No portfolio? But you could be more exposed than you think

Even if we don't own shares in individual companies, many of us will have cash tied up in other investments, such as unit and investment trusts and open-ended investment companies (Oeics). We may also have endowment mortgages and pensions affected by the stock market.

Even if we don't own shares in individual companies, many of us will have cash tied up in other investments, such as unit and investment trusts and open-ended investment companies (Oeics). We may also have endowment mortgages and pensions affected by the stock market.

Although there is so much uncertainty, it is important not to panic. When the situation becomes calmer, the action you should eventually take will depend on how soon you need to get your hands on your savings and on what sort of investment it is.

With-profits investments

Unlike unit trusts, with-profits bonds and endowment policies aren't immediately affected by a fall in the stock market since they have a smoothing mechanism to iron out short-term bumps. But if markets plunge over a long period, bonuses are cut or a market value adjuster (MVA) is applied. The MVA is there to protect long-term investors by stopping large outflows of money from the fund.

Royal & SunAlliance, the Co-operative Insurance Society and Legal & General all introduced MVAs at the beginning of last week, following Friends Provident, Scottish Widows and Norwich Union. Over the next few weeks, more insurance companies are expected to announce higher exit penalties for those cashing in policies in response to falling markets.

If you aren't planning to encash your policy in the near future, this shouldn't be a problem. It certainly shouldn't encourage you to do so as a panic reaction.

Pensions

Those people who are retiring now are in a difficult position because annuities – the guaranteed income for life you must purchase by the age of 75 – are so poor. It is important, therefore, to shop around rather than automatically accepting the rate your pension company offers.

Tom McPhail, head of pensions at independent financial adviser Torquil Clark, recommends putting more money into your pension if you can afford to, and advises using a cash fund rather than ploughing more into equities.

Ideally, try to defer purchasing an annuity as the market may well recover a little in the meantime.

If you are planning to retire in a couple of years' time, monitor your funds carefully and look for opportunities as equity prices recover. You can then move the value of your pension away from equity-based funds, into cash. You might even want to think about delaying retirement.

Although it might be tempting to ditch equities entirely, you should move your fund into cash in stages rather than in one go. And if you can invest more cash into the fund, you can take advantage of the tax relief and try to rebuild your pension funds in advance of retirement.

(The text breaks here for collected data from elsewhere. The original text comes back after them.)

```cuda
int gl_ntt(gl_ctx* ctx, uint64_t* data, uint32_t log_n, uint32_t batch, size_t stride, int inverse,
           uint32_t zero_factor_log, uint64_t coset_shift, int mem) {
    (void)zero_factor_log;
    if (!ctx || !data) return set_err(ctx, GL_ERR_BAD_ARG, "null argument");
    CK(ctx, cudaSetDevice(ctx->device));
    if (log_n > 3 * NTT_MAX_LOG_PASS) return set_err(ctx, GL_ERR_UNSUPPORTED, "log_n %u > 30", log_n);
    const size_t n = (size_t)1 << log_n;
    if (batch > 1 && stride < n) return set_err(ctx, GL_ERR_BAD_SHAPE, "stride %zu < n %zu", stride, n);
    if (canon(coset_shift) == 0) return set_err(ctx, GL_ERR_BAD_ARG, "coset_shift must be non-zero");
    if (mem == GL_MEM_DEVICE) return ntt_natural(ctx, data, stride, data, stride, (int)log_n, batch, inverse != 0, coset_shift);
    DevBuf d(ctx);
    TRY(d.alloc((size_t)batch * n));
    const size_t pitch = (batch > 1 ? stride : n) * 8;
    if (cudaMemcpy2DAsync(d.get(), n * 8, data, pitch, n * 8, batch, cudaMemcpyHostToDevice, ctx->stream) != cudaSuccess)
        return set_err(ctx, GL_ERR_CUDA, "H2D: %s", cudaGetErrorString(cudaGetLastError()));
    TRY(ntt_natural(ctx, d.get(), n, d.get(), n, (int)log_n, batch, inverse != 0, coset_shift));
    cudaError_t e = cudaMemcpy2DAsync(data, pitch, d.get(), n * 8, n * 8, batch, cudaMemcpyDeviceToHost, ctx->stream);
    if (e != cudaSuccess) return set_err(ctx, GL_ERR_CUDA, "D2H: %s", cudaGetErrorString(e));
    if (cudaStreamSynchronize(ctx->stream) != cudaSuccess)
        return set_err(ctx, GL_ERR_CUDA, "sync failed: %s", cudaGetErrorString(cudaGetLastError()));
// ... 1654 lines not shown
```

Measured before the change: 8.046 billion.

## Batch multiple LDE cosets per column pass and stage bitrev row stores via shared memory

Adds a coset-batched column NTT kernel that reads each coefficient column once and produces up to eight coset outputs per launch, each coset with its own twiddle and scaling tables. The batched path then runs the remaining column and row passes over all cosets together, writing to per-coset offsets. The aim is to cut repeated coefficient reads and the per-coset launch overhead. The bit-reversed row store is also changed to stage results in shared memory first so that global writes are coalesced. In exchange it needs more scratch memory and table cache space, and the column group size is divided by the number of cosets.

```diff
diff --git a/plonky2_b200/csrc/gl_ntt.cuh b/plonky2_b200/csrc/gl_ntt.cuh
--- a/plonky2_b200/csrc/gl_ntt.cuh
+++ b/plonky2_b200/csrc/gl_ntt.cuh
@@ -108,16 +108,43 @@
     out_off = col * cp.out_stride + rb * blk_words;
 }
 template <int LOG>
+GL_HD void col_load_at(const ColPass& cp, size_t in_off, int tile, int tid, uint64_t* x) {
+    using Cf = PassCfg<LOG>;
+    const int tt = tid % Cf::T, t = tid / Cf::T;
+    const size_t C = (size_t)1 << cp.log_c;
+    const uint64_t* src = cp.in + in_off + (size_t)tile * Cf::T + tt;
+#pragma unroll
+    for (int q = 0; q < Cf::E; q++) x[q] = src[(size_t)(t + Cf::TPT * q) * C];
+}
+template <int LOG>
 GL_HD void col_load(const ColPass& cp, int blk, int tid, uint64_t* x) {
-    using Cf = PassCfg<LOG>;
-    const int tt = tid % Cf::T, t = tid / Cf::T;
     size_t in_off, out_off;
     int tile;
     col_unit<LOG>(cp, blk, in_off, out_off, tile);
-    const size_t C = (size_t)1 << cp.log_c;
-    const uint64_t* src = cp.in + in_off + (size_t)tile * Cf::T + tt;
-#pragma unroll
-    for (int q = 0; q < Cf::E; q++) x[q] = src[(size_t)(t + Cf::TPT * q) * C];
+    col_load_at<LOG>(cp, in_off, tile, tid, x);
+}
+
+constexpr int COL_LOG_MAX_COSETS = 3;
+struct ColCosets {
+    ColPass cp;
+    int log_cos;
+    int ncols;
+    const uint64_t* tw[1 << COL_LOG_MAX_COSETS];
+    const uint64_t* twa[1 << COL_LOG_MAX_COSETS];
+    uint64_t uq[1 << COL_LOG_MAX_COSETS][32];
+};
+template <int LOG>
+GL_HD void col_cosets_unit(const ColCosets& cc, int blk, int& c, size_t& in_off, size_t& out_off, int& tile) {
+    c = blk & ((1 << cc.log_cos) - 1);
+    const int rest = blk >> cc.log_cos;
+    const size_t col = (size_t)(rest % cc.ncols);
+    tile = rest / cc.ncols;
+    in_off = col * cc.cp.in_stride;
+    out_off = ((col << cc.log_cos) + c) * cc.cp.out_stride;
+}
+template <int LOG>
+GL_HD int col_cosets_blocks(const ColCosets& cc) {
+    return (cc.ncols << cc.log_cos) * (int)(((size_t)1 << cc.cp.log_c) / PassCfg<LOG>::T);
 }
 template <int LOG>
 GL_HD void col_phase1(const ColPass& cp, uint64_t* S, int blk, int tid, uint64_t* x) {
@@ -211,6 +238,8 @@
     int has_uq;
     int reverse;
     size_t row0;
+    int log_cos;
+    size_t cos_step;
     int n_peer;
     uint64_t* out_peer[7];
     uint64_t uq[32];
@@ -272,12 +301,17 @@
     for (int j = 0; j < Cf::TPT; j++) z[j] = Sl[q * Cf::ROW_PITCH + j];
 }
 template <int LOG>
+GL_HD uint64_t* row_bitrev_dst(const RowPass& rp, size_t col, size_t prow) {
+    const size_t cos = col & (((size_t)1 << rp.log_cos) - 1);
+    return rp.out + (col >> rp.log_cos) * rp.out_stride + rp.row0 + cos * rp.cos_step + (prow << LOG);
+}
+template <int LOG>
 GL_HD void row_store_bitrev(const RowPass& rp, int blk, int tid, int m, const uint64_t* z) {
     using Cf = PassCfg<LOG>;
     const int l = tid / Cf::TPT, t = tid % Cf::TPT;
     size_t col, prow, kbase;
     if (!row_line<LOG, RM_BITREV>(rp, blk, l, col, prow, kbase)) return;
-    uint64_t* dst = rp.out + col * rp.out_stride + rp.row0 + (prow << LOG);
+    uint64_t* dst = row_bitrev_dst<LOG>(rp, col, prow);
     if constexpr (Cf::R2 == 0) {
 #pragma unroll
         for (int q = 0; q < Cf::E; q++) dst[q] = canon(z[q]);
@@ -296,6 +330,26 @@
         for (int j = 0; j < Cf::TPT; j++) d[j] = canon(z[j]);
 #endif
     }
+}
+template <int LOG>
+GL_HD void row_stage_bitrev(uint64_t* S, int tid, const uint64_t* z) {
+    using Cf = PassCfg<LOG>;
+    static_assert(Cf::E == Cf::TPT, "one step-2 transform per thread");
+    const int l = tid / Cf::TPT, t = tid % Cf::TPT;
+    uint64_t* Sl = S + (size_t)l * Cf::ROW_S_WORDS;
+#pragma unroll
+    for (int j = 0; j < Cf::TPT; j++) Sl[t * Cf::ROW_PITCH + j] = canon(z[j]);
+}
+template <int LOG>
+GL_HD void row_store_bitrev_staged(const RowPass& rp, const uint64_t* S, int blk, int tid) {
+    using Cf = PassCfg<LOG>;
+    const int l = tid / Cf::TPT, t = tid % Cf::TPT;
+    size_t col, prow, kbase;
+    if (!row_line<LOG, RM_BITREV>(rp, blk, l, col, prow, kbase)) return;
+    uint64_t* dst = row_bitrev_dst<LOG>(rp, col, prow) + t;
+    const uint64_t* Sl = S + (size_t)l * Cf::ROW_S_WORDS + t;
+#pragma unroll
+    for (int k = 0; k < Cf::E; k++) dst[(size_t)k * Cf::TPT] = Sl[k * Cf::ROW_PITCH];
 }
 template <int LOG>
 GL_HD void row_gather_write(uint64_t* G, int tid, int m, const uint64_t* z) {
@@ -401,6 +455,24 @@
     job.row_step = TableReq{pl.b, 0, scale, one};
     rp.tw_full = canon(scale) != 1 ? 1 : 0;
 }
+inline void lde_make_cosets_job(int log_n, NttPlan pl, int rate_bits, uint64_t base_shift, int c0, int log_kc,
+                                NttJob& job, ColCosets& cc, TableReq* steps, TableReq* posts) {
+    const uint64_t wN = root_of_unity((uint32_t)(log_n + rate_bits));
+    cc = ColCosets{};
+    for (int c = 0; c < (1 << log_kc); c++) {
+        const uint64_t s = mul(base_shift, pow(wN, bitrev32((uint32_t)(c0 + c), (uint32_t)rate_bits)));
+        NttJob jc;
+        ntt_make_job(log_n, pl, 1, s, jc);
+        if (c == 0) job = jc;
+        steps[c] = jc.c1_step;
+        posts[c] = jc.c1_post;
+        for (int q = 0; q < 32; q++) cc.uq[c][q] = jc.c1.has_uq ? jc.c1.uq[q] : 1;
+    }
+    cc.cp = job.c1;
+    cc.cp.has_uq = cc.cp.tw_full = 1;
+    cc.log_cos = log_kc;
+    job.rp.log_cos = log_kc;
+}
 template <int LOG>
 GL_HD int col_blocks(const ColPass& cp, size_t ncols) {
     return (int)((ncols << cp.log_rb) * (((size_t)1 << cp.log_c) / PassCfg<LOG>::T));
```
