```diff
+template <int W, int CIN, int BN, int WAVES_M, int WAVES_N, bool WT>
+__global__ __launch_bounds__(256, 3) void conv3_rows_kernel(IgemmP p) {
+  constexpr int BM = 128, R = BM / W;
+  constexpr int TM = BM / (WAVES_M * 32), TN = BN / (WAVES_N * 32);
+  constexpr int TB = CIN == 32 ? 3 : 1;
+  constexpr int NPIX = R * (W + 2);
+  constexpr int LD = NPIX | 1;
+  constexpr int LDB = WT ? BN + 1 : BN;
+  constexpr int CQ = CIN / 4;
+  constexpr int AELEMS = ((NPIX + 3) / 4) * 4 * CQ, APASS = (AELEMS + 255) / 256;
+  constexpr int KB = TB * CIN;
+  constexpr int BROWS = 1024 / BN, BPASS = WT ? (BN / 32) * (KB / 32) : KB / BROWS;
+  static_assert(R * W == BM && (W % 32) == 0 && (CIN % 32) == 0 && (3 % TB) == 0, "tile geometry");
+  static_assert((TM * 32) <= W, "the rows of a wave lie in one image row");
+  __shared__ __attribute__((aligned(16))) float smem[KB * LDB + CIN * LD];
+  float* Bs = smem;
+  float* As = smem + KB * LDB;
+
+  const int tid = threadIdx.x, lane = tid & 63, wave = tid >> 6;
+  const int wm = wave / WAVES_N, wn = wave % WAVES_N;
+  const int G = gridDim.x, L = blockIdx.x;
+  const int bx = (G & 7) == 0 ? (L & 7) * (G >> 3) + (L >> 3) : L;
+  const int m0 = bx * BM, n0 = 0;
+  const int img = m0 >> p.lgHoWo;
+  const int oy0 = (m0 & ((1 << p.lgHoWo) - 1)) >> p.lgWo;
+
+  const __amdgpu_buffer_rsrc_t rx = __builtin_amdgcn_make_buffer_rsrc((void*)p.x, 0, p.x_bytes, 0x00020000);
+  const __amdgpu_buffer_rsrc_t rw = __builtin_amdgcn_make_buffer_rsrc((void*)p.w, 0, p.w_bytes, 0x00020000);
+
+  int agx[APASS], alds[APASS], arow[APASS];
+#pragma unroll
+  for (int q = 0; q < APASS; ++q) {
+    const int e = tid + q * 256;
+    const int rest = e >> 5;
+    const int cq = (rest % (CQ / 8)) * 8 + (e & 7);
+    const int pidx = (rest / (CQ / 8)) * 4 + ((e >> 3) & 3);
+    const int r = R == 1 ? 0 : pidx / (W + 2), ix = pidx - r * (W + 2) - 1;
+    const bool have = pidx < NPIX;
+    arow[q] = r;
+    alds[q] = have ? cq * 4 * LD + pidx : -1;
+    agx[q] = (have && ix >= 0 && ix < W) ? (((img * p.H + oy0 + r - 1) * W + ix) * CIN + cq * 4) * 4 : S2I_OOB;
+  }
+  const int kq = tid & 7, mrow = tid >> 3;
+  const int bcol4 = tid % (BN / 4), brow = tid / (BN / 4);
+  int wconst[BN / 32];
+#pragma unroll
+  for (int j = 0; j < BN / 32; ++j) {
+    if constexpr (WT) {
+      const int n = n0 + mrow + 32 * j;
+      wconst[j] = n < p.N ? (n * p.ldw + kq * 4) * 4 : S2I_OOB;
+    } else {
+      wconst[j] = n0 + bcol4 * 4 < p.ldw ? (n0 + bcol4 * 4) * 4 : S2I_OOB;
+    }
+  }
+
+  f32x4 ra[APASS], rb[BPASS];
+  auto fetch_a = [&](int dy) {
+#pragma unroll
+    for (int q = 0; q < APASS; ++q) {
+      const int iy = oy0 + arow[q] + dy - 1;
+      ra[q] = bload4(rx, (agx[q] != S2I_OOB && iy >= 0 && iy < p.H) ? agx[q] + dy * W * CIN * 4 : S2I_OOB);
+    }
+  };
+  auto fetch_b = [&](int t0) {
+    if constexpr (WT) {
+#pragma unroll
+      for (int q = 0; q < BPASS; ++q) {
+        const int ch = q / (BN / 32), j = q % (BN / 32);
+        const int tw = tap_weight(S2I_CONV_K3S1, p.flip, 9, t0 + ch / (CIN / 32), 0, 0);
+        const int c0 = (ch % (CIN / 32)) * 32;
+        rb[q] = bload4(rw, wconst[j] == S2I_OOB ? S2I_OOB : (tw * p.wR * p.ldw + c0) * 4 + wconst[j]);
+      }
+    } else {
+#pragma unroll
+      for (int q = 0; q < BPASS; ++q) {
+        const int kr = brow + q * BROWS;
+        const int tw = tap_weight(S2I_CONV_K3S1, p.flip, 9, t0 + kr / CIN, 0, 0);
+        rb[q] = bload4(rw, wconst[0] == S2I_OOB ? S2I_OOB : (tw * p.wR + kr % CIN) * p.ldw * 4 + wconst[0]);
+      }
+    }
+  };
+  auto store_a = [&]() {
+#pragma unroll
+    for (int q = 0; q < APASS; ++q)
+      if (alds[q] >= 0) {
+#pragma unroll
+        for (int j = 0; j < 4; ++j) As[alds[q] + j * LD] = ra[q][j];
+      }
+  };
+  auto store_b = [&]() {
+    if constexpr (WT) {
+#pragma unroll
+      for (int q = 0; q < BPASS; ++q) {
+        const int ch = q / (BN / 32), j = q % (BN / 32);
+#pragma unroll
+        for (int jj = 0; jj < 4; ++jj) Bs[(ch * 32 + kq * 4 + jj) * LDB + mrow + 32 * j] = rb[q][jj];
+      }
+    } else {
+#pragma unroll
+      for (int q = 0; q < BPASS; ++q) *reinterpret_cast<f32x4*>(Bs + (brow + q * BROWS) * LDB + bcol4 * 4) = rb[q];
+    }
+  };
+
+  f32x16 acc[TM][TN];
+  zero_acc(acc);
+  const int wrow = wm * TM * 32;
+  const float* ap = As + (wrow / W) * (W + 2) + (wrow % W);
+
+  fetch_a(0);
+  fetch_b(0);
+#pragma unroll 1
+  for (int t0 = 0; t0 < 9; t0 += TB) {
+    const int dx0 = t0 % 3;
+    if (dx0 == 0) store_a();
+    store_b();
+    __syncthreads();
+    if (t0 + TB < 9) {
+      fetch_b(t0 + TB);
+      if ((t0 + TB) % 3 == 0) fetch_a((t0 + TB) / 3);
+    }
+#pragma unroll 1
+    for (int dxl = 0; dxl < TB; ++dxl)
+#pragma unroll
+      for (int cc = 0; cc < CIN / 32; ++cc)
+        mma_chunk<TM, TN, LD, LDB>(ap + cc * 32 * LD + dx0 + dxl, Bs + (dxl * CIN + cc * 32) * LDB, 0, wn * TN * 32, lane, acc);
+    __syncthreads();
+  }
+
+  if (p.cls_bias)
+    add_class_bias<TM, TN>(p.cls_bias, p.N, p.Ho, p.Wo, acc, lane, wm, wn, n0, [&](int r, int& b, int& oy, int& ox) {
+      row_pixel(p, m0 + r, b, oy, ox);
+      return true;
+    });
+  store_tile<TM, TN>(p.y, p.ldy, p.N, false, p.bias, p.act, 0, acc, lane, wm, wn, n0, [&](int r, long long& row) {
+    row = m0 + r;
+    return true;
+  });
+  if (p.stats) tile_col_stats<TM, TN, WAVES_M, BN>(p.part, p.nparts, p.N, smem, acc, tid, lane, wm, wn, n0, bx);
+}
+
+template <int W, int CIN>
+void launch_rows(const IgemmP& p, dim3 grid, bool wide, bool wt, hipStream_t st) {
+  if (wide) {
+    if (wt) hipLaunchKernelGGL((conv3_rows_kernel<W, CIN, 64, 2, 2, true>), grid, dim3(256), 0, st, p);
+    else hipLaunchKernelGGL((conv3_rows_kernel<W, CIN, 64, 2, 2, false>), grid, dim3(256), 0, st, p);
+  } else {
+    if (wt) hipLaunchKernelGGL((conv3_rows_kernel<W, CIN, 32, 4, 1, true>), grid, dim3(256), 0, st, p);
+    else hipLaunchKernelGGL((conv3_rows_kernel<W, CIN, 32, 4, 1, false>), grid, dim3(256), 0, st, p);
+  }
+}
+
+}
+
+bool conv3_rows_shape_ok(const s2i_conv_desc* d, const FwdPlan& pl) {
+  return d->kind == S2I_CONV_K3S1 && d->Cc == 0 && (d->Cx == 32 || d->Cx == 64) && (d->W == 64 || d->W == 128) && d->H >= 2 &&
+         d->N > 4 && d->N <= 64 && pl.bm == 128 && pl.splitk == 1 && (pl.M % 128) == 0 && pl.gridN == 1;
+}
+
+int launch_conv3_rows(const s2i_conv_desc* d, const FwdPlan& pl, const IgemmP& p, hipStream_t st) {
+  const dim3 grid(pl.gridM);
+  const bool wide = pl.tile == 1, wt = d->wmode != 0;
+  if (d->W == 128) {
+    if (d->Cx == 32) launch_rows<128, 32>(p, grid, wide, wt, st);
+    else launch_rows<128, 64>(p, grid, wide, wt, st);
+  } else {
+    if (d->Cx == 32) launch_rows<64, 32>(p, grid, wide, wt, st);
+    else launch_rows<64, 64>(p, grid, wide, wt, st);
+  }
+  S2I_LAUNCH_CHECK("conv3_rows");
+  return 0;
+}
diff --git a/speech_to_image_translation_without_text_amd/csrc/s2i_igemm.h b/speech_to_image_translation_without_text_amd/csrc/s2i_igemm.h
--- a/speech_to_image_translation_without_text_amd/csrc/s2i_igemm.h
+++ b/speech_to_image_translation_without_text_amd/csrc/s2i_igemm.h
@@ -163,6 +163,7 @@
 
 struct FwdPlan {
   int T, K, Ca, Ho, Wo, M, nphases, tile, bm, gridM, gridN, nchunks, splitk, cps;
+  int rows3;
   long long Mrows;
 };
 
@@ -177,6 +178,8 @@
 int launch_small_n_conv(const s2i_conv_desc* d, const FwdPlan& pl, IgemmP p, hipStream_t st);
 int launch_splitk_reduce(const s2i_conv_desc* d, const FwdPlan& pl, const float* bias, float* y, float* part, void* ws,
                          int y16, void* stream);
+bool conv3_rows_shape_ok(const s2i_conv_desc* d, const FwdPlan& pl);
+int launch_conv3_rows(const s2i_conv_desc* d, const FwdPlan& pl, const IgemmP& p, hipStream_t st);
 int launch_thin(const s2i_conv_desc* d, const FwdPlan& pl, IgemmP p, void* ws, size_t ws_bytes, hipStream_t st);
 size_t thin_workspace_bytes(const s2i_conv_desc* d, const FwdPlan& pl);
 int plan_wgrad(const s2i_wgrad_desc* d, WgPlan* pl, int planes = 0);
diff --git a/speech_to_image_translation_without_text_amd/csrc/s2i_runtime.hip b/speech_to_image_translation_without_text_amd/csrc/s2i_runtime.hip
--- a/speech_to_image_translation_without_text_amd/csrc/s2i_runtime.hip
+++ b/speech_to_image_translation_without_text_amd/csrc/s2i_runtime.hip
@@ -28,7 +28,7 @@
 
 #include <stdlib.h>
 static const char* const g_tune_names[S2I_TUNE_COUNT] = {"fwd_bm", "fwd_min_cps", "b16_v2", "b16_persist", "finalize_threads", "b16_dbg",
-                                                            "wgrad16_bm", "wgrad_bm"};
+                                                            "wgrad16_bm", "wgrad_bm", "fwd_k3rows"};
 static int g_tune_val[S2I_TUNE_COUNT];
 static bool g_tune_set[S2I_TUNE_COUNT];
 
```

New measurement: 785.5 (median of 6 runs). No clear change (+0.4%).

Those with longer to go until retirement – say, 10 years or more – are in a stronger position. Recent market falls should be seen as a buying opportunity because units are cheaper – but beware of investing too heavily as it is possible that equities haven't reached the bottom yet.

Mortgages

If you have an interest-only mortgage, take a good look at the investments with which you plan to pay off the capital at the end of the loan period.

If you have an endowment, you should have already received a letter from your endowment provider letting you know whether or not you might face a shortfall. For now, stick with whatever course of action you decided to take on the back of that letter.

Those with a pension or ISA-linked mortgage might not be aware that falling markets have left them exposed. If this applies to you, contact your provider and ask for an updated projection value.